◆ DATA
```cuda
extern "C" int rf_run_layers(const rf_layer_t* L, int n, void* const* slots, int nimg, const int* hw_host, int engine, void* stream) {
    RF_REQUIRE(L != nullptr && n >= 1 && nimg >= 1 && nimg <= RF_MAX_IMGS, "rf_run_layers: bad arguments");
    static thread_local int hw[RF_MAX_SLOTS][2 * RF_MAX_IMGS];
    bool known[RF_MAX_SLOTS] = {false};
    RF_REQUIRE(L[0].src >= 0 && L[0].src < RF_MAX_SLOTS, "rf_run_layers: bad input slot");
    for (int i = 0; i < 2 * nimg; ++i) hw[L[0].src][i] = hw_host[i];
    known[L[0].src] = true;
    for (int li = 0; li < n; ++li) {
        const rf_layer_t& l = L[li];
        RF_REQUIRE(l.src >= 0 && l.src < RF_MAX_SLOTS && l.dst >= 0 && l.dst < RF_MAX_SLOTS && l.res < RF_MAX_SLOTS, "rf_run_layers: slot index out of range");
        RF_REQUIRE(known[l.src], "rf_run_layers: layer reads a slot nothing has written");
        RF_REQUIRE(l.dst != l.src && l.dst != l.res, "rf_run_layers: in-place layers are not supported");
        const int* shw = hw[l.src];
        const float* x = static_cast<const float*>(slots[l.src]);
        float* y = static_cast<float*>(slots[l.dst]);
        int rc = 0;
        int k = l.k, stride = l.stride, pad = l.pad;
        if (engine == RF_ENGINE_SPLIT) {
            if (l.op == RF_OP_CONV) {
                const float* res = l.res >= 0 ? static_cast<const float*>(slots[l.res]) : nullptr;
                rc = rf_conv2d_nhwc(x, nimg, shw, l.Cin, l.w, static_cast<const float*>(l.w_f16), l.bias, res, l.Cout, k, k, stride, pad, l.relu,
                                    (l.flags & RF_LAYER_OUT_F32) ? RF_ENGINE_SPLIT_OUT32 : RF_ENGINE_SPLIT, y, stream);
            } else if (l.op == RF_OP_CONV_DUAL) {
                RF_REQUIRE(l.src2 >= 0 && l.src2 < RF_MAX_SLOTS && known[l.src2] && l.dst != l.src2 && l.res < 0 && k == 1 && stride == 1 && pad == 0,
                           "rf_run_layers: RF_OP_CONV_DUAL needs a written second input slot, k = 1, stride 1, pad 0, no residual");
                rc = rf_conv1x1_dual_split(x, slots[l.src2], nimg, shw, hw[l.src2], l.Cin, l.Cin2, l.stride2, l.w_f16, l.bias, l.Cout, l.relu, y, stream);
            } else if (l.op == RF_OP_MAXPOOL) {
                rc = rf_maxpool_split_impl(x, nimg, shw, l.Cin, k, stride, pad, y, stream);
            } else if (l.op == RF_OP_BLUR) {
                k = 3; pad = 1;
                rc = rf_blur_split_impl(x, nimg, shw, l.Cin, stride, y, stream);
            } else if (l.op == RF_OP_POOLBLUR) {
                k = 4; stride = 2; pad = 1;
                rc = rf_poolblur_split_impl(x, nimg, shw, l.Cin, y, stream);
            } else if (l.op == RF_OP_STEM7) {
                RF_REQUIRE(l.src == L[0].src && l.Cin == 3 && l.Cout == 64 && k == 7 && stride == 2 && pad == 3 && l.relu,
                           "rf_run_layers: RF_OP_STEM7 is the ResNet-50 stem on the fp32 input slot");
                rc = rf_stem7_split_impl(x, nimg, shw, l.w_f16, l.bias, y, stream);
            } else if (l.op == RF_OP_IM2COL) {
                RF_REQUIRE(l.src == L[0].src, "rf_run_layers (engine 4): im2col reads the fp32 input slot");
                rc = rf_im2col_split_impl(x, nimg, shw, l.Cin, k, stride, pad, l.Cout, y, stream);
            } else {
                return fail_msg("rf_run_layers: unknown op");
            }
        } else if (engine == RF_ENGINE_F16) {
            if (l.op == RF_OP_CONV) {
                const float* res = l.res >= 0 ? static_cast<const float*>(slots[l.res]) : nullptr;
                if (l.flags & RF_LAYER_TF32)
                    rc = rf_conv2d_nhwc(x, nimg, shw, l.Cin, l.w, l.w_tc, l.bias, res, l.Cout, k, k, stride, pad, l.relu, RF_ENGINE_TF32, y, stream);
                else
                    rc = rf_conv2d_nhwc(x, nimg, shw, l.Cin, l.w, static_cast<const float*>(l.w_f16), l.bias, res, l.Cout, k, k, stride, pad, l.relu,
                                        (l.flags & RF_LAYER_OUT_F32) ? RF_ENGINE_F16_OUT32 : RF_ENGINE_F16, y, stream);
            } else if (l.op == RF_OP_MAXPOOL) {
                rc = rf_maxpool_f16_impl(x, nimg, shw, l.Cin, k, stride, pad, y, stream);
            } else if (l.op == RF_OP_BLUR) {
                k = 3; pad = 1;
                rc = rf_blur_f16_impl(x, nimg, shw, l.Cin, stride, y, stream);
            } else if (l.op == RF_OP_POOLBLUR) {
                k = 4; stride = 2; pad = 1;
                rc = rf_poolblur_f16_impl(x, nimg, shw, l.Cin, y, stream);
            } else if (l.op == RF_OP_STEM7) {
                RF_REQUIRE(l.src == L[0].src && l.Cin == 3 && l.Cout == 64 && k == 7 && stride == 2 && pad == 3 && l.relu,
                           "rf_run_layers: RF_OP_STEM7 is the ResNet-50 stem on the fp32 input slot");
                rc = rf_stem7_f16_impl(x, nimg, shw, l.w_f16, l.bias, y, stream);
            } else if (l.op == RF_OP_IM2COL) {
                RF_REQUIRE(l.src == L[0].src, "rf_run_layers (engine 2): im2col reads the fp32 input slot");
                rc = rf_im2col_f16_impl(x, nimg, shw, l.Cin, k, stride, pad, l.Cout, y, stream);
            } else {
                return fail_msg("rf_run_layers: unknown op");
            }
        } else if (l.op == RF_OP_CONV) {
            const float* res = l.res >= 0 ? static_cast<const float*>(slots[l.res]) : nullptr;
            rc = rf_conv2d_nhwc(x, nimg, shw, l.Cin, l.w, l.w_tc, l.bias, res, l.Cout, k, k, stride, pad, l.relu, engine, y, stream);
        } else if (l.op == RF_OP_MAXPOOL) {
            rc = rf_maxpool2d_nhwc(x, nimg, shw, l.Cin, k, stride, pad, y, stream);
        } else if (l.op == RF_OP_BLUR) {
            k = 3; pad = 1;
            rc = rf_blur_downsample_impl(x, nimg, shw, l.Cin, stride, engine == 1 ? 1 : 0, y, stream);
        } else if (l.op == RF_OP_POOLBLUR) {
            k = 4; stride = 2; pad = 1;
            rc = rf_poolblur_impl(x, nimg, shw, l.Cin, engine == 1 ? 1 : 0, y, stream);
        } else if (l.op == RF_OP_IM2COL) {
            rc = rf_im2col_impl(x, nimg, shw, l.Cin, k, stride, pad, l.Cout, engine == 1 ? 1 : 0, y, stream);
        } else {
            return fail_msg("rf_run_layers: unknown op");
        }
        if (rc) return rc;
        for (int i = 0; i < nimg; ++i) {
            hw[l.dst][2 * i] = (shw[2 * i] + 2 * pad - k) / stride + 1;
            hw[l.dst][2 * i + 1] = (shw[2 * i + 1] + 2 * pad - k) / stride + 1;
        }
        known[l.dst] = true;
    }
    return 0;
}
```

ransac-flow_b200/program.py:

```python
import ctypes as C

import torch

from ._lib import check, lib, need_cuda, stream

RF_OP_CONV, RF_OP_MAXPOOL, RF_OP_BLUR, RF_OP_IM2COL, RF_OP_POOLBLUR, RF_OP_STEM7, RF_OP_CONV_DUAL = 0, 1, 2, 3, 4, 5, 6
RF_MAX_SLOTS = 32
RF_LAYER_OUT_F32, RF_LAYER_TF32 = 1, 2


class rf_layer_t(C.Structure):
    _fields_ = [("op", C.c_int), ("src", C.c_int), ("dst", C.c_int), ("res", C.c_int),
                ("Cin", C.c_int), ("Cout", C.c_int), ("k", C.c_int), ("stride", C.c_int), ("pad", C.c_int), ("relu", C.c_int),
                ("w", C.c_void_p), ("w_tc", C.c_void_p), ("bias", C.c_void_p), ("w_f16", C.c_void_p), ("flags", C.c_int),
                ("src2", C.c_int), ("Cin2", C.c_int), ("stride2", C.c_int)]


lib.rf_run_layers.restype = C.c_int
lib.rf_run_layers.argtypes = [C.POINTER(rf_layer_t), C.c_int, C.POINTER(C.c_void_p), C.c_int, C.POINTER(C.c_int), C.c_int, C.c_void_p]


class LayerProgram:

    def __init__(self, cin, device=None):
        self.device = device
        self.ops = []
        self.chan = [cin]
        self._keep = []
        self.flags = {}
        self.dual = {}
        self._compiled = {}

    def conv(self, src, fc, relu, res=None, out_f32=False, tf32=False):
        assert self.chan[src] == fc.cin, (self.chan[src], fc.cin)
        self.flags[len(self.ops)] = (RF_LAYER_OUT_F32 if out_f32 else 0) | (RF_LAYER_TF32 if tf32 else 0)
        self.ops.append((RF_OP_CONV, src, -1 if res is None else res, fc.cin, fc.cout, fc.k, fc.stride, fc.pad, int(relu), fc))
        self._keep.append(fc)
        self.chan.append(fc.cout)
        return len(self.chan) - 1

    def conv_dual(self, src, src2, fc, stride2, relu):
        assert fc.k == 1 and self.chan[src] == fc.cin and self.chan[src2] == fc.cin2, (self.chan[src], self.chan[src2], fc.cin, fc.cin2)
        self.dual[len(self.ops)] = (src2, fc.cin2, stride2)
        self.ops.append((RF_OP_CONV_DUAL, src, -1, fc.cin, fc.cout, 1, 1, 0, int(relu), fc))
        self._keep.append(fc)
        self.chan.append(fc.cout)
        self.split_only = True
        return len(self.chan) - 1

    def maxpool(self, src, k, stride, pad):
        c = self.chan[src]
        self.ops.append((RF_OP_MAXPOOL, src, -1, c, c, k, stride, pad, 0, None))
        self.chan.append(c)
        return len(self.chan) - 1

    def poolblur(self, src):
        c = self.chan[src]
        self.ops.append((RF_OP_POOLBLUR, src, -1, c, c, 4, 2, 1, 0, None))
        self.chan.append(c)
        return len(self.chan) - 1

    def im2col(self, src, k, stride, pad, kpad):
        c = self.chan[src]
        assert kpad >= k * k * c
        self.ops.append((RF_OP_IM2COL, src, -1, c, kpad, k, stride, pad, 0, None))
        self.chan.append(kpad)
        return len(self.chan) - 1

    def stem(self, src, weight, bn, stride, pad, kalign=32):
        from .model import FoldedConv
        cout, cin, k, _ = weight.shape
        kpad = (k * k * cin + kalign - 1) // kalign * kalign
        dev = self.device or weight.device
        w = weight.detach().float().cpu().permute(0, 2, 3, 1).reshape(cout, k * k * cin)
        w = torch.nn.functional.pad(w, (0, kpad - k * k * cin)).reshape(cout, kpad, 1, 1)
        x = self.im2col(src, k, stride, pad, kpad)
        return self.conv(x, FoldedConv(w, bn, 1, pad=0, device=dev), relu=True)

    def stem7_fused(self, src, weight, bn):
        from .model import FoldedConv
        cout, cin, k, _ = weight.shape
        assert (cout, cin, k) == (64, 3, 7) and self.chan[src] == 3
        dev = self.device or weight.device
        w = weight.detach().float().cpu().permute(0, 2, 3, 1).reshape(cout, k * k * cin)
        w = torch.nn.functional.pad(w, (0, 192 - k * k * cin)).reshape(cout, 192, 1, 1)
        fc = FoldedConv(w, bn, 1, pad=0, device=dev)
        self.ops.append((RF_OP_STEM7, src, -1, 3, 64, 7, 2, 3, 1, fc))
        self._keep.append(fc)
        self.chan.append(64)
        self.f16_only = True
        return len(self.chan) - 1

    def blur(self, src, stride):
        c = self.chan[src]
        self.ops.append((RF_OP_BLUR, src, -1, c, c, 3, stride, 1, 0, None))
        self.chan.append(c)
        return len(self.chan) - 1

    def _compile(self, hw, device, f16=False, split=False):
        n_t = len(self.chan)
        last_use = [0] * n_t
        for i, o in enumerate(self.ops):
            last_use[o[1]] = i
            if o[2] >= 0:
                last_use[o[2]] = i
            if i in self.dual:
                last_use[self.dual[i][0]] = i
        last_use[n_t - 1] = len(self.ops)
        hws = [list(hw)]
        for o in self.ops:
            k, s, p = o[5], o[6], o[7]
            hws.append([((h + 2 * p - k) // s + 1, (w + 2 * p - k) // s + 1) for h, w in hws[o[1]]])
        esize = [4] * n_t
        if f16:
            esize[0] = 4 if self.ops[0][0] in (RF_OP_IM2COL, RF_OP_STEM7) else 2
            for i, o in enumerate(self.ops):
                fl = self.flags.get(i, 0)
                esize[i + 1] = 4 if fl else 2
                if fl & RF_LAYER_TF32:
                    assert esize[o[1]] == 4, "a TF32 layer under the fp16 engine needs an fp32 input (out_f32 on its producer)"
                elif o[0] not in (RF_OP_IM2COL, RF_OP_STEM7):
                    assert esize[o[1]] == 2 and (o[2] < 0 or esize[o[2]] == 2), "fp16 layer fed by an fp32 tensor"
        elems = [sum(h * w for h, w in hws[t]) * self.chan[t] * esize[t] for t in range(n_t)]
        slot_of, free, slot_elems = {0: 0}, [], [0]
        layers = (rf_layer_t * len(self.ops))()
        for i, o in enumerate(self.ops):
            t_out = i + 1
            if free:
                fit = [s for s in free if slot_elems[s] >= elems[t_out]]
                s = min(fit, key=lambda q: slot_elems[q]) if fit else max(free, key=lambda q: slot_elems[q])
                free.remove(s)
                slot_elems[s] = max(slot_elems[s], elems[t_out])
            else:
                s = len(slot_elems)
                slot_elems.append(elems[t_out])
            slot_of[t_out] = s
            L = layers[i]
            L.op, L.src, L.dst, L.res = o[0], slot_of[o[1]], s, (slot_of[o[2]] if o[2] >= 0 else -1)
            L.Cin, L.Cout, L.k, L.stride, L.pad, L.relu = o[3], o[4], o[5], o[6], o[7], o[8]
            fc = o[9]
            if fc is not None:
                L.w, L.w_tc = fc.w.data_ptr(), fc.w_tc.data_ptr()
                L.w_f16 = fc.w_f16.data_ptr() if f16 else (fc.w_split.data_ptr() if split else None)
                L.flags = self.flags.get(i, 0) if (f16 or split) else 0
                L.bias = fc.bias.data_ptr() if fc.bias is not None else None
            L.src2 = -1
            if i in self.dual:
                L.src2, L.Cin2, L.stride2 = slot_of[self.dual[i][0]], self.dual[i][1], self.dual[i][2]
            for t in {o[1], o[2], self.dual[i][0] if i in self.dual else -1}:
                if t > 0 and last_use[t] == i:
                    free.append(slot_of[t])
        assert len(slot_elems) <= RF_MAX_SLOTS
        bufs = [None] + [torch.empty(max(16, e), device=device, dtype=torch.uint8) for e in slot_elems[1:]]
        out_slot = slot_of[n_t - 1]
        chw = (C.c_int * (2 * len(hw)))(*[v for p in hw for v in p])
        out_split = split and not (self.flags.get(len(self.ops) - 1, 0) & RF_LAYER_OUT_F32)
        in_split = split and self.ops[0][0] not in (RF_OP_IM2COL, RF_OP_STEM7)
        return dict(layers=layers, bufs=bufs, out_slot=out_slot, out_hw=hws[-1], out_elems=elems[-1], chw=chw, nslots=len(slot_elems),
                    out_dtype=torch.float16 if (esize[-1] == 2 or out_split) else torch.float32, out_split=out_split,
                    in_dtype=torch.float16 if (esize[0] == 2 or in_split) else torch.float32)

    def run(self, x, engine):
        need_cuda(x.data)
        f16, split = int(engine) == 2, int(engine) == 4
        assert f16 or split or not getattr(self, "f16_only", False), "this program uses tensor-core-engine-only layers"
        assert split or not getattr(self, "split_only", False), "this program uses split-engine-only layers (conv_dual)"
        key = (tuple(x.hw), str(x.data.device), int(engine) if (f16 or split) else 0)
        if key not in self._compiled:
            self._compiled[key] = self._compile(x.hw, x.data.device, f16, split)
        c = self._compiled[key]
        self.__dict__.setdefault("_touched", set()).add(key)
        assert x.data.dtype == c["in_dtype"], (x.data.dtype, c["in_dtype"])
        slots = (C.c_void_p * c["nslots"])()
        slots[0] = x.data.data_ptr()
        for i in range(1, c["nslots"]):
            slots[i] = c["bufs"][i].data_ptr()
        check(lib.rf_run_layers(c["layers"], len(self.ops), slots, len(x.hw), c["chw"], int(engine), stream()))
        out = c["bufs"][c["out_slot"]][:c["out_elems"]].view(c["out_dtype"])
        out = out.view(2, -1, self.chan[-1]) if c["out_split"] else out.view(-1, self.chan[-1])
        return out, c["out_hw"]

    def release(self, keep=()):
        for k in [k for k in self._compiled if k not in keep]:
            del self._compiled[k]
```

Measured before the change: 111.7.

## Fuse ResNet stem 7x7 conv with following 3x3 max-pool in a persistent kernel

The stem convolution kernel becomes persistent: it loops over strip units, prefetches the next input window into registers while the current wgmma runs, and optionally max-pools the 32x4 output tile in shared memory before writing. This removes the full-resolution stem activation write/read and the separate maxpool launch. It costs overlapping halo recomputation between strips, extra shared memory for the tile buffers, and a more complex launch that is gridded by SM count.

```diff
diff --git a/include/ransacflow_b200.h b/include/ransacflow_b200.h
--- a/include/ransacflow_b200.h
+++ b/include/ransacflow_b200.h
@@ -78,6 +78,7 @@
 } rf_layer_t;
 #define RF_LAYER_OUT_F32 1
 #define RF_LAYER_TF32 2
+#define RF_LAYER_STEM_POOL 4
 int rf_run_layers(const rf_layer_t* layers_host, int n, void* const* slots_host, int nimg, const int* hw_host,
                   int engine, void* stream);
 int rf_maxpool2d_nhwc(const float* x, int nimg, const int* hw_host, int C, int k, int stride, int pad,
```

==

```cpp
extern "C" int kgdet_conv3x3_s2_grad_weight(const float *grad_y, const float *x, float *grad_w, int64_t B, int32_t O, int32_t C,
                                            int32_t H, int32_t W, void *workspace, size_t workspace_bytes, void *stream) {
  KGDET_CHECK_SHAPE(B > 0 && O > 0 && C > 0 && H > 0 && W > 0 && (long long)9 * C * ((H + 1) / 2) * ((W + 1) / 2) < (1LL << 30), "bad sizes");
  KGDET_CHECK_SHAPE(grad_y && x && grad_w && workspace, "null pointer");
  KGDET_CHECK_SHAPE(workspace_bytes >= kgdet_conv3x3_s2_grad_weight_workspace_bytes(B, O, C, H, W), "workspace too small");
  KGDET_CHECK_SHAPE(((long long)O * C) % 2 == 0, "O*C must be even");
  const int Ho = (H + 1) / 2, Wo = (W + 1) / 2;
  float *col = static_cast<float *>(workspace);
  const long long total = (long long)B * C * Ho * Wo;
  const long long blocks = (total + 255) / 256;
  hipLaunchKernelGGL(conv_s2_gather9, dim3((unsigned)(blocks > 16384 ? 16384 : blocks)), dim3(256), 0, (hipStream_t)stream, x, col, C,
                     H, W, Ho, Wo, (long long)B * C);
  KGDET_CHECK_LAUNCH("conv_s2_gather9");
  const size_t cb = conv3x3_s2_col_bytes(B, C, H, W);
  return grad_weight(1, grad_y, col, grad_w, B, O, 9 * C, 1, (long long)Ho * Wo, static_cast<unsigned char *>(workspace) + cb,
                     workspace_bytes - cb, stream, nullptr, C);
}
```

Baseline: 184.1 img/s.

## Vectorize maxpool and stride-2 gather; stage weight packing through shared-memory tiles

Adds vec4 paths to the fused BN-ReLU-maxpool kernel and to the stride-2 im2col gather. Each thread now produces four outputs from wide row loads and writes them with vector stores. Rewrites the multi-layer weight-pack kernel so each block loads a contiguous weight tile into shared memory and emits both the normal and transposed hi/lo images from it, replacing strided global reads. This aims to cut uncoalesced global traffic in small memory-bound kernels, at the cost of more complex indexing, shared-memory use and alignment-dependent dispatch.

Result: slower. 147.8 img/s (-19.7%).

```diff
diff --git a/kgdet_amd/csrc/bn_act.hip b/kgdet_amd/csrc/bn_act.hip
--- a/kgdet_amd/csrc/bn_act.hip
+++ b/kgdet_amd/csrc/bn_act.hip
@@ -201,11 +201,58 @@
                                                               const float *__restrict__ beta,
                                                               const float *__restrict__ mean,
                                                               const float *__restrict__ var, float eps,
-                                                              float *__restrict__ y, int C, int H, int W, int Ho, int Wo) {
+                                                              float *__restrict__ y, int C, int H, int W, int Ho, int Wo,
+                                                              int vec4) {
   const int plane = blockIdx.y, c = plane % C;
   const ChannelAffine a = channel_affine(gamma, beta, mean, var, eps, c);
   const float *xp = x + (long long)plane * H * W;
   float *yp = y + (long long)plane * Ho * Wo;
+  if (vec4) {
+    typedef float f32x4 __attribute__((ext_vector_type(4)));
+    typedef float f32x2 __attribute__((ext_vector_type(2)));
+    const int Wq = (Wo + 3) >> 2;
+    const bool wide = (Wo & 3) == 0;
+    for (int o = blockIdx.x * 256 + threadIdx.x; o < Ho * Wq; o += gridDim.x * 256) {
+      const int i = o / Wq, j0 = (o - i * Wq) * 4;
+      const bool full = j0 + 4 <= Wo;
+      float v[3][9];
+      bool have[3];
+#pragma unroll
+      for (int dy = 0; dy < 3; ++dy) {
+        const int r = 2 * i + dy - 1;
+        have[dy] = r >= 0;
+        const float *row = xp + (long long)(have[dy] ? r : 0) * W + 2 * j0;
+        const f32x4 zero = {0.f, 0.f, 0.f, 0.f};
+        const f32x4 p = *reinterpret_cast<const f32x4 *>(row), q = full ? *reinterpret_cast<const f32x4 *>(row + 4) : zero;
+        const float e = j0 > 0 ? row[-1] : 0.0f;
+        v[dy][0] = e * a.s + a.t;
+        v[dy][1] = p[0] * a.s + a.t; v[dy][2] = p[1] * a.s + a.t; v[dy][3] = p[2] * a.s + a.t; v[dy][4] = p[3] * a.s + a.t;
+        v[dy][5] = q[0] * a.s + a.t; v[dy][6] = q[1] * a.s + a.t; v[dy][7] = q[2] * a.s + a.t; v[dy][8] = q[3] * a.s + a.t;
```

◆ EXERCISE
Your answer should be one number: the count of lines in the data above that include the word "bias".

◆ FINISHED TASK
9